From a global macro perspective, the trade dispute is revealing an increasingly bifurcated U.S. economy. On one hand, employment and consumption data remain robust; on the other, small business sentiment and market-based inflation expectations are climbing, raising stagflationary risks. This has led to a clear split in views on the U.S. economic outlook.

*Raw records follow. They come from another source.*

def sweep_from_seed(U, I_shard, users, K, head, pop_shard, hist, item_offset, seed: torch.Tensor, n_splits: int = 0, prune="order",
                    stats: Optional[dict] = None) -> torch.Tensor:
    lib = _lib.load()
    bf = I_shard.dtype == torch.bfloat16
    U = _need(U, torch.bfloat16 if bf else torch.float32, "U")
    I_shard = _need(I_shard, torch.bfloat16 if bf else torch.float32, "I_shard")
    users = _need(users, torch.int32, "users")
    seed = _need(seed, torch.float32, "seed")
    pop_shard = _need(pop_shard, torch.float32, "pop_shard", optional=True)
    nu, nloc, d = users.numel(), I_shard.shape[0], I_shard.shape[1]
    if seed.numel() != nu:
        raise ValueError("seed must have one entry per user of the block")
    if d not in (64, 128, 256) or K > TOPK_K_V4:
        raise ValueError("sweep_from_seed: embed dim 64/128/256 and K <= %d" % TOPK_K_V4)
    if head == HEAD_POP and pop_shard is not None:
        _check_pop(pop_shard)
    if hist is not None and hist.indices.numel() == 0:
        hist = None
    order = visiting_order(I_shard, pop_shard if head == HEAD_POP else None) if prune else None
    prep = item_prep4(I_shard, pop_shard if head == HEAD_POP else None, order)
    if n_splits <= 0:
        n_splits = lib.pda_score_topk4_auto_splits(nu, nloc, d)
        if head == HEAD_POP and prune == "order" and d in (64, 128, 256) and not os.environ.get("PDA_SCORE_LISTS") and pop_shard is not None:
            n_splits = huge_splits(nu, nloc, d) or n_splits
    out = torch.empty((n_splits, nu, K), dtype=torch.int64, device=U.device)
    ws = torch.empty(lib.pda_score_topk4_workspace_bytes(nu, nloc, d, n_splits), dtype=torch.uint8, device=U.device)
    es = (1 if prune is True else 0) | few_candidates_hint(head, prune, nu, d, nloc, n_splits)
    fn = lib.pda_score_topk4_phase_bf16 if bf else lib.pda_score_topk4_phase_f32
    check(fn(ptr(U), ptr(I_shard), ptr(prep), ptr(pop_shard), ptr(users), nu, item_offset, nloc, d,
             ptr(hist.indptr) if hist else None, ptr(hist.indices) if hist else None, hist.mode if hist else 0, K, head, es, n_splits,
             4, 0, ptr(seed), ptr(out), ptr(ws), stream_ptr()), "pda_score_topk4_phase (sweep from a seed)")
    if os.environ.get("PDA_CHECK_SWEEP_ERRORS"):
        err = int(ws[0:4].view(torch.int32)[0])
        if err != 0:
            raise RuntimeError("pda_score_topk4_phase: the sweep reported protocol error %d" % err)
    if stats is not None:
        stats["pairs_rescored"] = ws[4:8].view(torch.int32)
        stats["kernel_id"] = ws[16:20].view(torch.int32)
        stats["error"] = ws[0:4].view(torch.int32)
    return out


def seeded_counts(c: SeededCall) -> Optional[torch.Tensor]:
    if c.n_thr <= 0:
        return None
    c.counts = torch.empty((c.n_thr, c.nu), dtype=torch.int32, device=c.bounds.device)
    check(c.lib.pda_topk_seed_counts(ptr(c.out), c.n_splits, c.nu, c.K, ptr(c.bounds), c.n_thr, ptr(c.counts), stream_ptr()),
          "pda_topk_seed_counts")
    return c.counts
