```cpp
int launch_pfn(const PfnParams& p, bool padded, hipStream_t s) {
    if (p.batch <= 0) return 0;
    const int C = p.C;
    int cpl;
    if (C <= 64) cpl = 1;
    else if (C == 128) cpl = 2;
    else if (C == 256) cpl = 4;
    else return PP_ERR_UNSUPPORTED;
    if (C % 4 != 0) return PP_ERR_UNSUPPORTED;
    if (p.F != 3 && p.F != 4) return PP_ERR_UNSUPPORTED;
#define PFN_CASE(CPLV, FV) \
    if (cpl == CPLV && p.F == FV) { launch_pfn_t<CPLV, FV>(p, padded, s); return 0; }
    PFN_CASE(1, 3) PFN_CASE(1, 4) PFN_CASE(2, 3) PFN_CASE(2, 4) PFN_CASE(4, 3) PFN_CASE(4, 4)
#undef PFN_CASE
    return PP_ERR_UNSUPPORTED;
}
```

Baseline: 90520.

## Stage point batches in LDS and precompute per-slot means in parallel

Each wave now writes its 64-point batch into a per-wave LDS ring and reads points back from LDS instead of broadcasting four registers per point with readlane. Per-slot coordinate sums and means are computed in parallel, one lane per slot, and stored in an LDS record, which removes the serial per-point accumulation. The inner loop is restructured around a ballot mask of slot-end positions and processes points two at a time between slot boundaries. This adds LDS usage (12 KB per block), which can lower occupancy, and adds wave barriers per batch.

```diff
diff --git a/3d-object-detection-for-autonomous-navigation_amd/csrc/pfn.hip b/3d-object-detection-for-autonomous-navigation_amd/csrc/pfn.hip
--- a/3d-object-detection-for-autonomous-navigation_amd/csrc/pfn.hip
+++ b/3d-object-detection-for-autonomous-navigation_amd/csrc/pfn.hip
@@ -185,6 +185,8 @@
 #ifndef PFN2_CW
 #define PFN2_CW 8
 #endif
+#define PFN2_LDS_WAVE (64 + 2 * 64)
+static constexpr size_t kPfn2Lds = 4 * PFN2_LDS_WAVE * sizeof(float4);
 template <int CPL, int F, bool PIL = false>
 __global__ __launch_bounds__(256) void k_pfn_canvas2(PfnParams p) {
     constexpr int FA = F + 5;
@@ -280,19 +282,20 @@
     if (PIL && tot == 0) return;
     const float* src = p.pts_sorted + (size_t)n0 * F;
 
-    struct Batch { int slot; float x, y, z, i; };
+    struct Batch { float x, y, z, i; int last; };
     auto load_batch = [&](int base) -> Batch {
         Batch r;
-        r.slot = -1; r.x = r.y = r.z = r.i = 0.f;
+        r.x = r.y = r.z = r.i = 0.f;
+        r.last = 0;
         const int g = base + lane;
         int sl = 0;
         for (int s = 0; s < NS; ++s) sl += (g >= __builtin_amdgcn_readlane(incl, s)) ? 1 : 0;
         sl = min(sl, NS - 1);
-        const int st = __shfl(start, sl), ex = __shfl(excl, sl);
+        const int off = __shfl(start - excl, sl), ic = __shfl(incl, sl);
         const float pcx = __shfl(slot_cx, sl), pcy = __shfl(slot_cy, sl);
         if (g < tot) {
-            r.slot = sl;
-            const float* q = src + (size_t)(st + (g - ex)) * F;
+            r.last = (g + 1 == ic) ? 1 : 0;
+            const float* q = src + (size_t)(off + g) * F;
             r.x = q[0] - pcx;
             r.y = q[1] - pcy;
             r.z = q[2];
@@ -301,13 +304,16 @@
         return r;
     };
 
+    extern __shared__ float4 sPfn[];
+    float4* ring = sPfn + __builtin_amdgcn_readfirstlane(wave) * PFN2_LDS_WAVE;
+    float4* srec = ring + 64;
+
     float* cbase = p.canvas + ((size_t)b * ncanvas + (PIL ? 0 : wid)) * C;
     const size_t cstep = (size_t)NW * C;
     float acc[CPL], m[CPL];
 #pragma unroll
     for (int q = 0; q < CPL; ++q) { acc[q] = 0.f; m[q] = -3.0e38f; }
-    int cur_slot = -1, cur_cell = 0;
-    float cxf = 0.f, cyf = 0.f, sx = 0.f, sy = 0.f, sz = 0.f;
+    int cur_cell = 0;
     bool cell_dirty = false;
     auto write_cell = [&](int c) {
         if (ch_ok && (cell_dirty || !PIL)) {
@@ -321,9 +327,11 @@
         cell_dirty = false;
     };
     auto finish_slot = [&](int s) {
+        const int c = __builtin_amdgcn_readlane(slot_cell, s);
+        while (cur_cell < c) { write_cell(cur_cell); ++cur_cell; }
         const int n = __builtin_amdgcn_readlane(cnt, s);
-        const float rn = __builtin_amdgcn_rcpf((float)n);
-        const float dxm = sx * rn, dym = sy * rn, mz = sz * rn;
+        const float4 sr = srec[2 * s];
+        const float cxf = sr.x, cyf = sr.y, dxm = sr.z, dym = sr.w, mz = srec[2 * s + 1].x;
 #pragma unroll
         for (int q = 0; q < CPL; ++q) {
             float k0 = bias[q];
@@ -347,59 +355,77 @@
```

What is certain, however, is that Trump’s strategy of maximum pressure has yielded political leverage: the entire Fed board now leans optimistic, a reflection of Trump’s growing influence over monetary policy. While he cannot remove Chair Powell, Trump has managed to exert political pressure on the FOMC, effectively ensuring the Fed won’t use rate hikes to counteract White House economic policies. As such, any short-term rally in U.S. equities is vulnerable to sharp pullbacks, fueling continued volatility.

In Japan, April CPI showed YoY increases of 3.6% headline and 3.5% core, with a firming yen suggesting inflation is driven more by external demand than import costs. Given upcoming tariff impacts and a relatively stable financial system, the BOJ is expected to hold rates steady. Long-term interest rates in Japan continue their upward trajectory, reducing liquidity through carry trade effects and weighing on overall asset performance. While a sustained bull market in the Nikkei may emerge if a trade deal is reached, we believe it’s premature to price in that scenario now.

In terms of broad asset classes, gold and digital currencies have been top performers. Gold recently experienced a pullback, but the strength of bullish positioning suggests that breaking prior highs is only a matter of time. With U.S. debt rollovers peaking in June and July, the government will likely continue increasing the debt ceiling to refinance obligations—further underpinning gold’s rally.

Digital currencies, which lagged gold earlier this year, are now surging rapidly, closing the exchange-rate gap between BTC and gold. The question of whether digital currencies can serve as a store of value alongside gold is becoming central for asset managers and regulators alike. Bitcoin has repeatedly demonstrated its viability as a store of value. However, unlike gold, digital asset exchanges are concentrated under U.S. regulatory jurisdiction and operate primarily in USD. This concentration of pricing power raises significant concerns for global financial regulators. While gold can be traded worldwide, the same cannot yet be said of digital currencies.

In China, recent real estate data point to weakening momentum, raising the risk of a stalled recovery. The financial stimulus package unveiled on May 7 has lifted confidence somewhat, but likely falls short. Despite rate cuts, concerns are growing as deposit rates are also trending lower. Equity markets remain heavily reliant on bank-related stocks to stabilize major indices, while performance outside the banking sector is lackluster.

Financial authorities are now aggressively developing the corporate bond market—especially innovation-linked bonds—as a channel to fund tech enterprises. The “sci-tech bond” market is expanding rapidly and has reached a scale of RMB 200 billion. However, for ordinary investors, this structural evolution is not yet translating into accessible investment opportunities.

We suggest focusing on certain Hong Kong-listed stocks, especially those in parallel sectors to mainland firms. Recent strong performances from companies like CATL and Hengrui Pharma in the Hong Kong market have lifted related A-share sectors. This investment direction merits attention. That said, broader equity indices such as the CSI 50, 300, or 1000 offer limited upside, and short-term trading remains unprofitable—best avoided.

Looking ahead, for investors in RMB-denominated assets, falling deposit rates and declining index volatility require a pivot away from index-focused strategies. Special attention should be paid to Hong Kong-listed companies with strong fundamentals and active financing ability, as their expanding balance sheets indicate continued growth potential and investment value.